=== Provided material ===
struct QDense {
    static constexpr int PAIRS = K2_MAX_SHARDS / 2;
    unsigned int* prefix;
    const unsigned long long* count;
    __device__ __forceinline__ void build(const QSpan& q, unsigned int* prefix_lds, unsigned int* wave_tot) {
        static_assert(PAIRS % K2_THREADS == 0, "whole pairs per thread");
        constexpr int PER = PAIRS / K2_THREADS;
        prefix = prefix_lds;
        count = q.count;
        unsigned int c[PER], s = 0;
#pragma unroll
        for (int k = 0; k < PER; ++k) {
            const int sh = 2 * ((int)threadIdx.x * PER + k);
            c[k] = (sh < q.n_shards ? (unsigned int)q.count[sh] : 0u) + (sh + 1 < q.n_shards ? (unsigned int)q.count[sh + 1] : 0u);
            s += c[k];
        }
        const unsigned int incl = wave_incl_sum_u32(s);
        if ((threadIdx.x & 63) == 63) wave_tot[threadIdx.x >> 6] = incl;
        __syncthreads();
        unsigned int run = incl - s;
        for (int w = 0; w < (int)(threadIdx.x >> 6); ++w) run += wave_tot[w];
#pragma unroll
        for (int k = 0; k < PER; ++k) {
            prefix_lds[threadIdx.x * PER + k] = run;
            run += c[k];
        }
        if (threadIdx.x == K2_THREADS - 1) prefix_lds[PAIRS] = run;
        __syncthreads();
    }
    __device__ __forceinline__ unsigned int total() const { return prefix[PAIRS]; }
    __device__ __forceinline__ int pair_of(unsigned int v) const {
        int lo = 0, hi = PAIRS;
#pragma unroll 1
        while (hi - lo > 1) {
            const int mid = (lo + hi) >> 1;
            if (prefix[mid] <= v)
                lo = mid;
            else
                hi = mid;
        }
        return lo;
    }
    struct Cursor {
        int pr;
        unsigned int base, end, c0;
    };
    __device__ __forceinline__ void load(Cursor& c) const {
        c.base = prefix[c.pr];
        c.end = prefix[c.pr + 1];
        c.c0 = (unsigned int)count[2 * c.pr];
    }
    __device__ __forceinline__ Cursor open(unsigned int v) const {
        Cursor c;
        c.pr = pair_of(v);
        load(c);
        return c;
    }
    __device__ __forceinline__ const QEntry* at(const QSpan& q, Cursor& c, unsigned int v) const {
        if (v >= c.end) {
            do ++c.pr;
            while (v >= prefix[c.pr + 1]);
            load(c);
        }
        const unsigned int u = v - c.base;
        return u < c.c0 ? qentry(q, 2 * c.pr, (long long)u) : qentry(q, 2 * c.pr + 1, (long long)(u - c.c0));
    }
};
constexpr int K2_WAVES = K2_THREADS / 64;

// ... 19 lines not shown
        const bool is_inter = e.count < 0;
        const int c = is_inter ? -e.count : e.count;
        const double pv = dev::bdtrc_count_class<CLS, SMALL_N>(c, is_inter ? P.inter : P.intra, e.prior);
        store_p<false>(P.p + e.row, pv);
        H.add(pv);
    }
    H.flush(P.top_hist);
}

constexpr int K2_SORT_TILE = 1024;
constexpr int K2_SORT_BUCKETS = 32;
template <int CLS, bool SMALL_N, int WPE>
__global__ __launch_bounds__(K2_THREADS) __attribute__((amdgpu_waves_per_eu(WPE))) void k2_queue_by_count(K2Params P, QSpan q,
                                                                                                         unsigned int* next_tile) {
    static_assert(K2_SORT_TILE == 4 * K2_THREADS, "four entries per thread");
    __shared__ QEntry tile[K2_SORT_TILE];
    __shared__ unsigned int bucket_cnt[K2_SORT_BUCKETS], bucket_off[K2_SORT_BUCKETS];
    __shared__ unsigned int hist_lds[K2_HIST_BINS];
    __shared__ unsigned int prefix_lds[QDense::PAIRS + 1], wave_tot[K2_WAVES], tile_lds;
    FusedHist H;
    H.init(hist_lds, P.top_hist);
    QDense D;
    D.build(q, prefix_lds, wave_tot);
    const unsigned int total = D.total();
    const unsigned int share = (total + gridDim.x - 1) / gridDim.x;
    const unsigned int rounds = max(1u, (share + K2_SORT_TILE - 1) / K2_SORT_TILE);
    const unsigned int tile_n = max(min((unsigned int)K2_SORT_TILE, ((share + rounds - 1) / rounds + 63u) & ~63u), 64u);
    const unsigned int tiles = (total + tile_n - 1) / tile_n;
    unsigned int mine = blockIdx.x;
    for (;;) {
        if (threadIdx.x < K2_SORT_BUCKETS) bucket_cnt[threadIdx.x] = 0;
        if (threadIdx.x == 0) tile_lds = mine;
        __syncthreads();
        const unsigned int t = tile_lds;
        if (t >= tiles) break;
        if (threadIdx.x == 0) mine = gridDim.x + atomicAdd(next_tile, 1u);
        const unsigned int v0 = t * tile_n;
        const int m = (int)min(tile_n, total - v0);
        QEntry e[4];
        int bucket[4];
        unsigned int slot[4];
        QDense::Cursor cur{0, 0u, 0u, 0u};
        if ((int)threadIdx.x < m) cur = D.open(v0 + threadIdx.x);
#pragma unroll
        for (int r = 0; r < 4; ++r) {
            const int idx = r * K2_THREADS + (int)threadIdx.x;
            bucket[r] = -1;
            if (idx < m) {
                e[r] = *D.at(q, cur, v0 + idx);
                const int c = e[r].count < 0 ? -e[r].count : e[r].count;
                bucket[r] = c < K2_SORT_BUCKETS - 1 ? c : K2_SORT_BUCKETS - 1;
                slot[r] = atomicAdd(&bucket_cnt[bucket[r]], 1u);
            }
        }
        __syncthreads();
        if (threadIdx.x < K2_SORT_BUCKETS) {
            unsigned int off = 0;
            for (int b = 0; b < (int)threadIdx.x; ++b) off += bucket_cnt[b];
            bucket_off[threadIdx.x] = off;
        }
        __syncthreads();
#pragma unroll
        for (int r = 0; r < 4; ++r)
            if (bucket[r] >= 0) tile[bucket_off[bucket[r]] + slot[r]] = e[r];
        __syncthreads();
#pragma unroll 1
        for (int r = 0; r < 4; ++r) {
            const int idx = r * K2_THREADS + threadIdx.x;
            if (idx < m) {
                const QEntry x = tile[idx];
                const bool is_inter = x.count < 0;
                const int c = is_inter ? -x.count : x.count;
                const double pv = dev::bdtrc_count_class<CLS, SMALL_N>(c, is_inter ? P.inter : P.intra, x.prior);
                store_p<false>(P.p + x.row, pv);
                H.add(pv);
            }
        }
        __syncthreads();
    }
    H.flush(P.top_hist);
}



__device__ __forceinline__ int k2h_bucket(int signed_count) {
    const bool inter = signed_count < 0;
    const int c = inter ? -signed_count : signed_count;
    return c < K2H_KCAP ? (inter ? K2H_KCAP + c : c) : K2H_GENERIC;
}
===
## Task requirements
List every line above that contains the word "build".

## Answer for this exercise
    __device__ __forceinline__ void build(const QSpan& q, unsigned int* prefix_lds, unsigned int* wave_tot) {
    D.build(q, prefix_lds, wave_tot);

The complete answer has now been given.